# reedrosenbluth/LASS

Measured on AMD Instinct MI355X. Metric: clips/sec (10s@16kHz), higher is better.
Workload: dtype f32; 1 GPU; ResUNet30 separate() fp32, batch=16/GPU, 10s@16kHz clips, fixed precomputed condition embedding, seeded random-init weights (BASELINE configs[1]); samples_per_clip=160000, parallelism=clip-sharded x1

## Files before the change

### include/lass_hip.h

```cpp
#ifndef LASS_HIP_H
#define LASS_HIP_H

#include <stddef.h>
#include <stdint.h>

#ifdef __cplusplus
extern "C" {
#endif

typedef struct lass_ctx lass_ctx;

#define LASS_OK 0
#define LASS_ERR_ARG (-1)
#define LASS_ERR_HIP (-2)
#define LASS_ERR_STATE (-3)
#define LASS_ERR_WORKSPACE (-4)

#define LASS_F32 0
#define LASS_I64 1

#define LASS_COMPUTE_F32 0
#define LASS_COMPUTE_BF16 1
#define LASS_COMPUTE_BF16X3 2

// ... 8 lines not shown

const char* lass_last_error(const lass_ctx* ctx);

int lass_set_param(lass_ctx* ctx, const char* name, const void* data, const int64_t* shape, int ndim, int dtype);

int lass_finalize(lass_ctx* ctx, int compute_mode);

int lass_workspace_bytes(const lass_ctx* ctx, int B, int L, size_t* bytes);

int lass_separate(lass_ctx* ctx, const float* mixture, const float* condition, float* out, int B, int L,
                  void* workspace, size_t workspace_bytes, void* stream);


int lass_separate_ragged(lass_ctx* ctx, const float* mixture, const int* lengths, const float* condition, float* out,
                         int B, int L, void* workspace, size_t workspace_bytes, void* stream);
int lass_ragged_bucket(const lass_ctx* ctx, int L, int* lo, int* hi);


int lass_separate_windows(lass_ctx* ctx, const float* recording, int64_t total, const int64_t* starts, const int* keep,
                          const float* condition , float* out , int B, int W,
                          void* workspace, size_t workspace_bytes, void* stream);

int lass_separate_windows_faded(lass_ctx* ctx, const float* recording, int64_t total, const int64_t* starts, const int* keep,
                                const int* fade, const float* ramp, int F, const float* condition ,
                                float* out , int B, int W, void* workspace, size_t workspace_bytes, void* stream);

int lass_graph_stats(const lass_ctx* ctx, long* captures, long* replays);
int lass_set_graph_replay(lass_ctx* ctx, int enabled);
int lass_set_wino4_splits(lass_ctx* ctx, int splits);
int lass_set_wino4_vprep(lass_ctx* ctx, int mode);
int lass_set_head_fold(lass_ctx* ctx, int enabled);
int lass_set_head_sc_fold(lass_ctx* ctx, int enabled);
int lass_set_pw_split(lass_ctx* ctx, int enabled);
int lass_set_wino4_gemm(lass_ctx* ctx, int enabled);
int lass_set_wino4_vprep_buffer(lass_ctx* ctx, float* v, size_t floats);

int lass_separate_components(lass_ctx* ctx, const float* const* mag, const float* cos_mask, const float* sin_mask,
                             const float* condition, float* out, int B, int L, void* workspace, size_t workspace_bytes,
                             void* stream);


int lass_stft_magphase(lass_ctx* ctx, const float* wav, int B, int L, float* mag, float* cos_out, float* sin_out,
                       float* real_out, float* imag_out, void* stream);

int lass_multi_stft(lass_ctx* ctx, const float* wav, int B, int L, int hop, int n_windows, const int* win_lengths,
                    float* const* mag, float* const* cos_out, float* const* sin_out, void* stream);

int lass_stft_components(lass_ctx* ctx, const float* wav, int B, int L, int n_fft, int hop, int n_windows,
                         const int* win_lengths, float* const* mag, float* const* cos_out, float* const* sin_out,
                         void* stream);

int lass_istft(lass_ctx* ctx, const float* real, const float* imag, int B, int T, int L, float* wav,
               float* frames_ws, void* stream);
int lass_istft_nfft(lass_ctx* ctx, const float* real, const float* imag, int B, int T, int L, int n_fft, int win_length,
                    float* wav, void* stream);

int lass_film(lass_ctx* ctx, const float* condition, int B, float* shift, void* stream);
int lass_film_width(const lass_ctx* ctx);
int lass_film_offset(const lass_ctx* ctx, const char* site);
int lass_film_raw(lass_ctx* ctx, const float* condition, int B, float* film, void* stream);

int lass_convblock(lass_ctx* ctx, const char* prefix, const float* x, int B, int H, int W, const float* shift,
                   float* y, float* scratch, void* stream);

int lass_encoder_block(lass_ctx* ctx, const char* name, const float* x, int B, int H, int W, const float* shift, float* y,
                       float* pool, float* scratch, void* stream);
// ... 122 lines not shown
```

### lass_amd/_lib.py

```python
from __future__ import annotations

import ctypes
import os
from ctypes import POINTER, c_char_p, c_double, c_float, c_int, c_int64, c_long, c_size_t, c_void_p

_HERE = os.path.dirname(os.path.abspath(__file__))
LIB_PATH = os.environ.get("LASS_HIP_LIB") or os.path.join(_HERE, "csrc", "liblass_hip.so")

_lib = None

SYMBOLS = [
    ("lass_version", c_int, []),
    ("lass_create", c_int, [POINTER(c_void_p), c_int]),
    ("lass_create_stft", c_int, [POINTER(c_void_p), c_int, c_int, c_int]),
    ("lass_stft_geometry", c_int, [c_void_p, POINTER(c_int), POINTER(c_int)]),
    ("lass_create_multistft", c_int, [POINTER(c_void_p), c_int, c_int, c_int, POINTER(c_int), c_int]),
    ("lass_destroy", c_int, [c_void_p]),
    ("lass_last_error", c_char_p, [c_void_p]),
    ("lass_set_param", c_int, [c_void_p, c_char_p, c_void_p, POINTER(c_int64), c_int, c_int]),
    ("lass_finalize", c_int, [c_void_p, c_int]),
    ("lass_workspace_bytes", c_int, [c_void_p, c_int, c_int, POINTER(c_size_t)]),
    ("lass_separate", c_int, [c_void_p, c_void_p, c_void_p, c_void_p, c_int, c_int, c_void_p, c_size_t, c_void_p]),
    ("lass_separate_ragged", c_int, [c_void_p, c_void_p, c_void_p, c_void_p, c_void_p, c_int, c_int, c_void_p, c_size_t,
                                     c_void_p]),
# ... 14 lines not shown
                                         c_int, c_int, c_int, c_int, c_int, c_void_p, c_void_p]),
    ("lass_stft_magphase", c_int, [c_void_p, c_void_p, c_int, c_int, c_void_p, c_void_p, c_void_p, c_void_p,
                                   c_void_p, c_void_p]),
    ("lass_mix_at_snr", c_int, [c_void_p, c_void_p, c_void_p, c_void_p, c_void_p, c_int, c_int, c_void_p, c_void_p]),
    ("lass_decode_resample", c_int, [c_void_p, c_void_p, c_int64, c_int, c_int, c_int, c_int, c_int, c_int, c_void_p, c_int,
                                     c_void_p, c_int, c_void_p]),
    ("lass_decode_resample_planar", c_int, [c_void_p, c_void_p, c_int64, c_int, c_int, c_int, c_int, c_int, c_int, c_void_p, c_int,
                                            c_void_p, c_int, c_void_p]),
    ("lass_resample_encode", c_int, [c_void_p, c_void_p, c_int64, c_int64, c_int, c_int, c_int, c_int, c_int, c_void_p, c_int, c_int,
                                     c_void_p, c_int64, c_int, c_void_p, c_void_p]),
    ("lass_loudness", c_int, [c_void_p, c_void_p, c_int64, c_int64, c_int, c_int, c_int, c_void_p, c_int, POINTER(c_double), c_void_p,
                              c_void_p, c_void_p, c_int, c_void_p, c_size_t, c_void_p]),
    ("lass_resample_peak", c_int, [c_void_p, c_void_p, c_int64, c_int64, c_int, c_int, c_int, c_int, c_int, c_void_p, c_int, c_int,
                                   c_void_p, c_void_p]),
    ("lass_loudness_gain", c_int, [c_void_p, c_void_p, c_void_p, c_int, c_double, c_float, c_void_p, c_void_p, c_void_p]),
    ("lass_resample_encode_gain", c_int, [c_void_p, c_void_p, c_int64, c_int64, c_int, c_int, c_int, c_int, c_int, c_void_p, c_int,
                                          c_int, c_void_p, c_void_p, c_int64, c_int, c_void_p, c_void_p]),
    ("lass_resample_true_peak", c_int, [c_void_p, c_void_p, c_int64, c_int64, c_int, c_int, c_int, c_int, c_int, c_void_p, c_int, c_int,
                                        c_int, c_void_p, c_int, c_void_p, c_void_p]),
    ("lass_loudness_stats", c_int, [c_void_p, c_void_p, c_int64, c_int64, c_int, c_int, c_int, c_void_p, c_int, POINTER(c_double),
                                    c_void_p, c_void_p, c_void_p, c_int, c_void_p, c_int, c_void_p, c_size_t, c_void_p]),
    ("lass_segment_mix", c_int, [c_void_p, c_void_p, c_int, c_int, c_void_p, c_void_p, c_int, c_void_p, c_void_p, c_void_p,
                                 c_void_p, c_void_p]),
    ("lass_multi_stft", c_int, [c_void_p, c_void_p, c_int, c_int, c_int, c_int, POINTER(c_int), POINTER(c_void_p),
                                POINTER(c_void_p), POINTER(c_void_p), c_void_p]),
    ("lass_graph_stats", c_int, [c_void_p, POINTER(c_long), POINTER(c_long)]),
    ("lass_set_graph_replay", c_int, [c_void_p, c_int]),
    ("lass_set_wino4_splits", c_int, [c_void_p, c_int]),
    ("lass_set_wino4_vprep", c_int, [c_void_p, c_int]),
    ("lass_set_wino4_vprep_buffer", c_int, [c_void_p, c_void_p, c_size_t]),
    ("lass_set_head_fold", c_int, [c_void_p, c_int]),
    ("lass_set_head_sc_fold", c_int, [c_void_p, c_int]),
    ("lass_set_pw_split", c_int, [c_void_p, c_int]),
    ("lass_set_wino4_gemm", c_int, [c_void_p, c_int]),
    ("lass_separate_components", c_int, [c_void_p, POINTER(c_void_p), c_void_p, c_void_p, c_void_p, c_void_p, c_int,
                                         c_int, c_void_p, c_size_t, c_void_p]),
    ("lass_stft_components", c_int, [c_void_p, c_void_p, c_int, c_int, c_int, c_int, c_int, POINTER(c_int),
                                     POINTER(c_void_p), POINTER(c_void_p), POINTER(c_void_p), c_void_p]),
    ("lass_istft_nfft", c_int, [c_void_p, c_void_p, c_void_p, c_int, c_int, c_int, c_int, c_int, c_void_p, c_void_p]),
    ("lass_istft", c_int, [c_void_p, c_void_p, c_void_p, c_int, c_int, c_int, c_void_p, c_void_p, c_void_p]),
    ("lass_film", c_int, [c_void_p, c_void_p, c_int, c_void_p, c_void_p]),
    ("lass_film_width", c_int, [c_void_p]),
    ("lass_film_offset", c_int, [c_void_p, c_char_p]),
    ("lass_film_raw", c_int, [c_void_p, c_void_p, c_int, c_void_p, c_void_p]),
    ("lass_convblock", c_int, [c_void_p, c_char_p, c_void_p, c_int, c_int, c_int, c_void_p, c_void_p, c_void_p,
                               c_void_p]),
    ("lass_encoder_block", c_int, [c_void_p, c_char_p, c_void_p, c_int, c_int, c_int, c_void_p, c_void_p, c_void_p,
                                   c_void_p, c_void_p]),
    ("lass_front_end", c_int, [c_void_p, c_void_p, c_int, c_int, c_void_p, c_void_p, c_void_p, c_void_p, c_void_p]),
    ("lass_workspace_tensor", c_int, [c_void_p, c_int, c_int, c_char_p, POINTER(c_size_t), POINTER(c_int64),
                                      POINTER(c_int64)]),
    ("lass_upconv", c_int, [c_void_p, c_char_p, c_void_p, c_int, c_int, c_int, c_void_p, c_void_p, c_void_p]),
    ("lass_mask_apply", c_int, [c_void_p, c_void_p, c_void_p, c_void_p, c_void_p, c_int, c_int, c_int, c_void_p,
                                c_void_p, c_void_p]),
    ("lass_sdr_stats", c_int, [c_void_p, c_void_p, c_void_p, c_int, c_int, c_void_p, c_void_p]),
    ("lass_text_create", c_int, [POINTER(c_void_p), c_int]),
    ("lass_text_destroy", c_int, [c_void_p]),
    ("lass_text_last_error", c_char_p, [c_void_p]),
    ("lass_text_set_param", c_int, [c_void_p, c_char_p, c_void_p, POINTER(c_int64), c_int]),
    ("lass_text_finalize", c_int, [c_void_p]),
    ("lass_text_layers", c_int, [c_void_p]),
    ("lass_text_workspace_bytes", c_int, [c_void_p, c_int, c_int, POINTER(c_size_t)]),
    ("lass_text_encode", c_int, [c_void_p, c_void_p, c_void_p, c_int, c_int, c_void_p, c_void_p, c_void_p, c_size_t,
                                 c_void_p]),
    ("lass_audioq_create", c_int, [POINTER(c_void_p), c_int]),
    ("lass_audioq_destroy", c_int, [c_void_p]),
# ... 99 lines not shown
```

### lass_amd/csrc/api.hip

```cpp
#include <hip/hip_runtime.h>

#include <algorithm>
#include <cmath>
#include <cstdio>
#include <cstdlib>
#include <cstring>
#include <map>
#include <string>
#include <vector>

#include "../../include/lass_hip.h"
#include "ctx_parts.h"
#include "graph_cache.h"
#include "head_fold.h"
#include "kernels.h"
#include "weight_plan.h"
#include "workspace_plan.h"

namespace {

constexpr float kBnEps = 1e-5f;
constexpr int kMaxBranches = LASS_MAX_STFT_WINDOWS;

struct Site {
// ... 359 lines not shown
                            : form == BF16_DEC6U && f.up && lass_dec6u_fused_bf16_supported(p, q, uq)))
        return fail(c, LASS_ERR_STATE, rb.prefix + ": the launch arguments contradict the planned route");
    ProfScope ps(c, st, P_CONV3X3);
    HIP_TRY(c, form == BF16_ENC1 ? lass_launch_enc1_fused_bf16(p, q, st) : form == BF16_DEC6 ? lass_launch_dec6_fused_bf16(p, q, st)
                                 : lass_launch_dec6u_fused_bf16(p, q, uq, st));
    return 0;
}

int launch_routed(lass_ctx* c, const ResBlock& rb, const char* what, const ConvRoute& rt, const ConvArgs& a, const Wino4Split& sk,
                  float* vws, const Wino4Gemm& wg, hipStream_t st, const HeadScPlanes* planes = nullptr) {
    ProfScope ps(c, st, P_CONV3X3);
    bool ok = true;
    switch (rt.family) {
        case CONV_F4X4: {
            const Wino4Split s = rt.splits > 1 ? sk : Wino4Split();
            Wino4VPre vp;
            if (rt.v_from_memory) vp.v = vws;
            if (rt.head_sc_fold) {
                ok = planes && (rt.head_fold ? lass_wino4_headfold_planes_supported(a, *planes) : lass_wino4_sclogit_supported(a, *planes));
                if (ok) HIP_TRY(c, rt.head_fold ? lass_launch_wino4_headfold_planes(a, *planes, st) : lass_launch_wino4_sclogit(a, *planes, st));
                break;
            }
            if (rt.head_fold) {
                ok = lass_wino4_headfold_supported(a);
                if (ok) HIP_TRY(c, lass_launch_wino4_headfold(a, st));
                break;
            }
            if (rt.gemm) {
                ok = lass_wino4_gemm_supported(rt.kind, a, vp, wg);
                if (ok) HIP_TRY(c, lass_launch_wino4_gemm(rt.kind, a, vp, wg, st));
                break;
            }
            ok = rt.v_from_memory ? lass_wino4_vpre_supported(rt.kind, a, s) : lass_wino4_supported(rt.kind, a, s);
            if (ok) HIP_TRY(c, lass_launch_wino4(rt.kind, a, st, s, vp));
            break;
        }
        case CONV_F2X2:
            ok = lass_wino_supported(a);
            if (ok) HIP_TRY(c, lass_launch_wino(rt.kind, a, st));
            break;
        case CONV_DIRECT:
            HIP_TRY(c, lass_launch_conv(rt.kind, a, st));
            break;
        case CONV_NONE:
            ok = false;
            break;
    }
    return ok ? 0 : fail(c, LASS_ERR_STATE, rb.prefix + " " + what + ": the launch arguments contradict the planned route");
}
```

* **Aim of the exercise**
Check each line in the records above for the word "ctypes". Return those that have it.

* **Output for this exercise**
import ctypes
from ctypes import POINTER, c_char_p, c_double, c_float, c_int, c_int64, c_long, c_size_t, c_void_p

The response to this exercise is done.